I gotta warn y'all - WATCH OUT FOR THE DEALERSHIP! 
I took my car to the dealer for an oil change when the car was nearly new(15,000 miles), basically just so I could get the warranty book stamped. Of course they wouldn't stamp it (they never did, including when I bought the car), but that's beside the point.
After a few thousand miles I noticed my idle was rough. Checked the oil, it was blacker than it ever had been before. Strange, let me check the receipt to make sure how many miles I've gone... 3,000 miles, cool. Happened to notice the price of the oil. $2.50 per quart. $2.50? Hmmm...
WHAT??? You can't BUY synthetic oil for $2.50 / quart!!!








The DEALER put DINO OIL in my new TURBO car!!!???






















I called and asked several questions (gently and innocently) until they confirmed:
"Since so many customers complain about the price of an oil change, we don't use synthetic oil unless the customer specifically requests it." 
WTF????






















Can anyone name a non-synthetic 502.0 spec oil?








I just shake my head in amazement - they don't even ask before sticking non-spec oil into a nearly brand new turbo car. Common sense demands you put the RIGHT oil in there, unless the customer requests otherwise. Needless to say I changed it right away. Never saw dark oil like that again. http://****************.com/smile/emthup.gif 
You ask about "sludge problems"? I'll bet every 1.8T customer who gets oil changes at this dealer accumulates sludge. And who knows how many other dealers do the exact same thing?

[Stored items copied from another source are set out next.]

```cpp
template <int N>
constexpr bool variant_in(const unsigned (&list)[N], unsigned key) {
  for (int i = 0; i < N; ++i)
    if (list[i] == key) return true;
  return false;
}
#ifdef PCUDA_FULL
constexpr bool pipe_built(unsigned) { return true; }
constexpr bool ig8_built(unsigned) { return true; }
constexpr bool wgrad_built(unsigned) { return true; }
#else
constexpr unsigned PIPE_LIST[] = {PCUDA_BUILT_PIPE};
constexpr unsigned IG8_LIST[] = {PCUDA_BUILT_IG8};
constexpr unsigned WGRAD_LIST[] = {PCUDA_BUILT_WGRAD};
constexpr bool pipe_built(unsigned k) { return ((k >> 11) & 1u) != 0u || variant_in(PIPE_LIST, k); }
constexpr bool ig8_built(unsigned k) { return variant_in(IG8_LIST, k); }
constexpr bool wgrad_built(unsigned k) { return ((k >> 6) & 3u) == 0u || ((k >> 8) & 1u) != 0u || variant_in(WGRAD_LIST, k); }
#endif

void variant_log(const char* family, unsigned key);
void note_kernel(const char* name);
void variant_fallback_note(const char* family, unsigned key);
```

Baseline: 748.8 img/s.

## Add row-phase MFMA inner loop for weight-gradient kernel with power-of-two tiles

Adds a specialised wgrad MFMA phase that walks the pixel dimension in 16-wide k-steps across tile rows. It software-pipelines the LDS transposed loads of the next tap and fragment, and skips MFMAs when both input rows fall outside the image. It is enabled by default for 3x3-style tap groups with power-of-two tile widths, through a new compile-time ROW template variant and a built-variant list. The goal is less address arithmetic and fewer wasted MFMAs on padded rows in the weight-gradient convolutions. The cost is more template instantiations and the risk of wrong indexing for stride or clamp cases.

```diff
diff --git a/pointcloududa_amd/csrc/conv_igemm.h b/pointcloududa_amd/csrc/conv_igemm.h
--- a/pointcloududa_amd/csrc/conv_igemm.h
+++ b/pointcloududa_amd/csrc/conv_igemm.h
@@ -71,6 +71,7 @@
   int dbg;
   int xcd_items;
   int xcd_slices;
+  int rowphase;
 };
 
 #define WG_ZROW 272
diff --git a/pointcloududa_amd/csrc/conv_wgrad.hip b/pointcloududa_amd/csrc/conv_wgrad.hip
--- a/pointcloududa_amd/csrc/conv_wgrad.hip
+++ b/pointcloududa_amd/csrc/conv_wgrad.hip
@@ -137,6 +137,11 @@
   int co_blks, co_tile, n_co_tiles, n_chunks, tap_groups, taps_per_group, tw, th, tiles_x, tiles_y, ksplit;
   int ih_t, iw_t;
 };
+
+int env_int(const char* name, int dflt) {
+  const char* e = getenv(name);
+  return e ? atoi(e) : dflt;
+}
 
 WgradPlan plan_wgrad(const pcuda_conv_geom* g) {
   WgradPlan w;
@@ -179,12 +184,9 @@
   w.iw_t = (TW - 1) * g->stride + span + 1;
   const long long ntiles = (long long)g->n * w.tiles_x * w.tiles_y;
   const int base = w.n_co_tiles * w.n_chunks * w.tap_groups;
-  static int tgt32 = -1;
-  if (tgt32 < 0) { const char* e = getenv("PCUDA_WG_BLOCKS32"); tgt32 = e ? atoi(e) : 768; }
-  static int tgt64 = -1;
-  if (tgt64 < 0) { const char* e = getenv("PCUDA_WG_BLOCKS64"); tgt64 = e ? atoi(e) : 1024; }
-  static int tgt1 = -1;
-  if (tgt1 < 0) { const char* e = getenv("PCUDA_WG_BLOCKS1"); tgt1 = e ? atoi(e) : 256; }
+  const int tgt32 = env_int("PCUDA_WG_BLOCKS32", 768);
+  const int tgt64 = env_int("PCUDA_WG_BLOCKS64", 1024);
+  const int tgt1 = env_int("PCUDA_WG_BLOCKS1", 256);
   bool one_per_cu = false;
   {
     const long long full = (long long)w.ih_t * w.iw_t;
@@ -289,6 +291,8 @@
   p.tw16 = ((w.tw & 15) == 0 && w.tw * w.th == 128) ? 1 : 0;
   p.aligned4 = ((g->out_w & 7) == 0 && (w.tw & 7) == 0 && (dy_sn & 3) == 0 && (dy_sc & 3) == 0 && (((uintptr_t)dy) & 15) == 0 &&
                 ((long long)g->cout * dy_sc + (long long)g->out_h * g->out_w) * 4 < (1ll << 30)) ? 1 : 0;
+  p.rowphase = ((w.tw & (w.tw - 1)) == 0 && w.tw >= 8 && w.tw * w.th == 128 && w.taps_per_group > 1 && w.taps_per_group <= 9 &&
+                env_int("PCUDA_WGRAD_ROW", 1) != 0) ? 1 : 0;
   const long long welems = (long long)g->cout * g->cin * t.n;
   float* dbp = db ? (float*)workspace + (size_t)w.ksplit * welems : nullptr;
 
diff --git a/pointcloududa_amd/csrc/conv_wgrad_impl.h b/pointcloududa_amd/csrc/conv_wgrad_impl.h
--- a/pointcloududa_amd/csrc/conv_wgrad_impl.h
+++ b/pointcloududa_amd/csrc/conv_wgrad_impl.h
@@ -222,7 +222,102 @@
   }
 }
 
-template <bool X3, int CO_BLKS, int MODE, int TAPS_MAX, int PF, int NW = 4, bool XQ = false>
+template <bool X3, int MAXT, bool CLAMP>
+__device__ __forceinline__ void wgrad_mfma_phase_row(const WgradParams& p, f32x16 (&acc)[MAXT],
+                                                     const unsigned char* __restrict__ Xhi,
+                                                     const unsigned char* __restrict__ Xlo,
+                                                     const unsigned char* __restrict__ Zhi,
+                                                     const unsigned char* __restrict__ Zlo, int cb, int lane,
+                                                     const int (&tap_off)[MAXT], const int (&tap_dy)[MAXT],
+                                                     const int (&tap_dx)[MAXT], const WTile& t) {
+  const int r = lane & 31, h = lane >> 5;
+  const int g = lane >> 4, li = lane & 15, tq = li >> 2, tp = li & 3;
+  const int colb = ((g & 1) * 16 + 4 * tp) * 2;
+  const int TW = p.tw, ltw = __builtin_ctz(TW);
+  const bool two = TW == 8;
+  const int lrow = two ? (g >> 1) : 0;
+  constexpr int NEG = -(1 << 28);
+  const int rowb = p.stride * (CLAMP ? t.tw : p.iw_t) * IG_REC_BYTES, xsb = p.stride * IG_REC_BYTES;
+  const int twb = t.tw * IG_REC_BYTES, zaddr = t.npix * IG_REC_BYTES + colb;
+  const int rs2 = two ? p.stride : 0;
+  int xb[2];
+#pragma unroll
+  for (int sel = 0; sel < 2; ++sel) {
+    const int lx = (two ? 0 : 8 * (g >> 1)) + 4 * sel + tq;
+    xb[sel] = CLAMP ? ((t.x0 + lx) * p.stride - t.ox0) * IG_REC_BYTES
+                    : (lrow * p.stride * p.iw_t + lx * p.stride) * IG_REC_BYTES + colb;
+  }
+  auto row_of = [&](int ks, int ti) { return (t.y0 + ((ks * 16) >> ltw)) * p.stride + tap_dy[ti]; };
+  auto runs = [&](int gy) { return ((unsigned)gy < (unsigned)p.in_h) | ((unsigned)(gy + rs2) < (unsigned)p.in_h); };
+  auto xaddr = [&](int ks, int ti, int gy, int& r0, int& r1) {
+    const int s0 = ks * 16, ry = s0 >> ltw, rx = s0 & (TW - 1);
+    if (!CLAMP) {
+      const int S = ry * rowb + rx * xsb + tap_off[ti];
+      r0 = xb[0] + S; r1 = xb[1] + S;
+    } else {
+      const int gyB = gy + rs2;
+      const int rowA = (unsigned)gy < (unsigned)p.in_h ? (gy - t.oy0) * twb : NEG;
+      const int rowB = (unsigned)gyB < (unsigned)p.in_h ? (gyB - t.oy0) * twb : NEG;
+      const int rowl = (lrow ? rowB : rowA) + colb;
+      const int Sx = (rx * p.stride + tap_dx[ti]) * IG_REC_BYTES;
+      int ra[2];
+#pragma unroll
+      for (int sel = 0; sel < 2; ++sel) {
+        const int v = xb[sel] + Sx;
+        const int sum = (unsigned)v < (unsigned)twb ? v + rowl : NEG;
+        ra[sel] = (int)min((unsigned)sum, (unsigned)zaddr);
+      }
+      r0 = ra[0]; r1 = ra[1];
+    }
+  };
+  const int abase = (cb * 32 + r) * WG_ZROW + h * 16;
+  bf16x8 ah = lds_frag(Zhi + abase), al = ah;
+  if (X3) al = lds_frag(Zlo + abase);
+  int gy = row_of(0, 0);
+  bf16x8 bh, bl;
+  {
+    int r0, r1;
+    xaddr(0, 0, gy, r0, r1);
+    bh = lds_tr_frag(Xhi + r0, Xhi + r1);
+    bl = bh;
+    if (X3) bl = lds_tr_frag(Xlo + r0, Xlo + r1);
+  }
+#pragma unroll 2
+  for (int ks = 0; ks < 8; ++ks) {
+    bf16x8 ahn = ah, aln = al;
+#pragma unroll
+    for (int ti = 0; ti < MAXT; ++ti) {
+      const bool last = ti + 1 == MAXT;
+      const int nks = last ? min(ks + 1, 7) : ks, nti = last ? 0 : ti + 1;
+      const int gyn = row_of(nks, nti);
+      bf16x8 bhn, bln = bh;
+      {
+        int r0, r1;
+        xaddr(nks, nti, gyn, r0, r1);
+        bhn = lds_tr_frag(Xhi + r0, Xhi + r1);
+        if (X3) bln = lds_tr_frag(Xlo + r0, Xlo + r1);
+      }
+      if (last) {
+        const int zks = min(ks + 1, 7);
+        ahn = lds_frag(Zhi + abase + zks * 32);
+        if (X3) aln = lds_frag(Zlo + abase + zks * 32);
+      }
+      __builtin_amdgcn_sched_barrier(0);
+      if (runs(gy)) {
+        if (X3) {
+          acc[ti] = __builtin_amdgcn_mfma_f32_32x32x16_bf16(al, bh, acc[ti], 0, 0, 0);
+          acc[ti] = __builtin_amdgcn_mfma_f32_32x32x16_bf16(ah, bl, acc[ti], 0, 0, 0);
+        }
+        acc[ti] = __builtin_amdgcn_mfma_f32_32x32x16_bf16(ah, bh, acc[ti], 0, 0, 0);
+      }
+      __builtin_amdgcn_sched_barrier(0);
+      bh = bhn; bl = bln; gy = gyn;
+    }
+    ah = ahn; al = aln;
+  }
+}
+
+template <bool X3, int CO_BLKS, int MODE, int TAPS_MAX, int PF, int NW = 4, bool XQ = false, bool ROW = false>
 __global__ __launch_bounds__(64 * NW, (NW == 8 || (TAPS_MAX <= 9 && PF <= 1)) ? 2 : 1) void wgrad_kernel(const WgradParams p, const int x_cap, float* db_partial) {
   extern __shared__ __attribute__((aligned(16))) unsigned char smem[];
   constexpr bool CLAMP = MODE == 2;
@@ -344,7 +439,10 @@
 #ifdef PCUDA_CLK_DEBUG
     if (!(p.dbg & 64))
 #endif
-      wgrad_mfma_phase<X3, MAXT, MODE>(p, acc, Xhi, Xlo, Zhi, Zlo, cb, lane, tap_off, tap_dy, tap_dx, cur);
+    {
+      if constexpr (ROW) wgrad_mfma_phase_row<X3, MAXT, CLAMP>(p, acc, Xhi, Xlo, Zhi, Zlo, cb, lane, tap_off, tap_dy, tap_dx, cur);
+      else wgrad_mfma_phase<X3, MAXT, MODE>(p, acc, Xhi, Xlo, Zhi, Zlo, cb, lane, tap_off, tap_dy, tap_dx, cur);
+    }
     cur = nxt;
   }
 
@@ -375,22 +473,25 @@
 }
 
 
-template <bool X3, int CO_BLKS, int MODE, int TAPS_MAX, int PF, int NW, bool XQ>
+template <bool X3, int CO_BLKS, int MODE, int TAPS_MAX, int PF, int NW, bool XQ, bool ROW = false>
 static int launch_wgrad_q(const WgradParams& p, int x_cap, size_t lds, float* dbp, dim3 grid, hipStream_t s) {
-  constexpr unsigned vkey = wgrad_key(X3, CO_BLKS, MODE, TAPS_MAX, PF, NW, XQ);
+  constexpr unsigned vkey = wgrad_key(X3, CO_BLKS, MODE, TAPS_MAX, PF, NW, XQ) | (ROW ? WGRAD_ROW_BIT : 0u);
+  if constexpr (!ROW && NW == 4 && wgrad_row_built(vkey)) {
+    if (p.rowphase) return launch_wgrad_q<X3, CO_BLKS, MODE, TAPS_MAX, PF, NW, XQ, true>(p, x_cap, lds, dbp, grid, s);
+  }
   variant_log("wgrad", vkey);
-  if constexpr (!wgrad_built(vkey)) {
+  if constexpr (!ROW && !wgrad_built(vkey)) {
     variant_fallback_note("wgrad_kernel", vkey);
     return launch_wgrad_q<X3, CO_BLKS, MODE, TAPS_MAX, 0, NW, false>(p, x_cap, lds, dbp, grid, s);
   } else {
-  auto kern = wgrad_kernel<X3, CO_BLKS, MODE, TAPS_MAX, PF, NW, XQ>;
+  auto kern = wgrad_kernel<X3, CO_BLKS, MODE, TAPS_MAX, PF, NW, XQ, ROW>;
   static DeviceOnce lds_opt;
   if (const unsigned long long devbit = lds > 32 * 1024 ? lds_opt.pending() : 0ull) {
     hipError_t e = hipFuncSetAttribute((const void*)kern, hipFuncAttributeMaxDynamicSharedMemorySize, (int)LDS_HARD);
     if (e != hipSuccess) PCUDA_FAIL(PCUDA_E_LAUNCH, "wgrad: cannot raise dynamic LDS: %s", hipGetErrorString(e));
     lds_opt.mark(devbit);
   }
-  note_kernel(PF == 0 ? "wgrad_generic" : (NW == 8 ? "wgrad8" : "wgrad"));
+  note_kernel(ROW ? (PF == 0 ? "wgrad_generic_row" : "wgrad_row") : PF == 0 ? "wgrad_generic" : (NW == 8 ? "wgrad8" : "wgrad"));
   hipLaunchKernelGGL(kern, grid, dim3(64 * NW), lds, s, p, x_cap, dbp);
   PCUDA_CHECK_LAUNCH("wgrad_kernel");
   return PCUDA_OK;
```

Can someone else check your receipts and confirm VW uses Dino oil in 1.8Ts routinely?


----------



## Abramite (Jun 12, 2007)

*Re: 1.8T sludge problem? (likemyjetta)*

Should have used Castrol GTX, for sludge protection! DONT YOU WATCH TV!?!?!
j/k use Mobil 1!!!!


----------



## [email protected] USA (May 17, 2007)

*Re: 1.8T sludge problem? (Wizard-of-OD)*


_Quote, originally posted by *Wizard-of-OD* »_
Same position it would be on the transverse motors.The pick up is pretty much right below cylinder #2.I have spent the last week looking for this so called "oil pan" problem and still have not found it.
Meanwhile numourous Audi 80 2.0E's are running around from since 1988 with that pissy 3A motor.
...go figure









and those are turbocharged engines?


----------



## Issam Abed (Feb 12, 2004)

*Re: 1.8T sludge problem? ([email protected])*


_Quote, originally posted by *[email protected]* »_and those are turbocharged engines?

Not from the factory...no








Whatever the case they still had the same capacity oil pan.Chris just see if you can find me the documentation as I am like doubting Thomas.
Thanks


----------



## [email protected] USA (May 17, 2007)

*Re: 1.8T sludge problem? (Wizard-of-OD)*


_Quote, originally posted by *Wizard-of-OD* »_
Not from the factory...no








Whatever the case they still had the same capacity oil pan.Chris just see if you can find me the documentation as I am like doubting Thomas.
Thanks

And when people turbocharged them they did infrequent oil changes on small oil filters and non synthetic oil?
I have dug through what I have on hand and don't even have the parts list for hte sludge updates anymore.
Part of the reason for the oil filter upgrade was to increase capacity, which is saying sump capacity was part of the fault. Since the only difference between the transverse cars which have next to no problems and the long cars which have major problems is sump capacity you do the math.


----------



## Issam Abed (Feb 12, 2004)

*Re: 1.8T sludge problem? ([email protected])*


_Quote, originally posted by *[email protected]* »_the long cars which have major problems is sump capacity you do the math.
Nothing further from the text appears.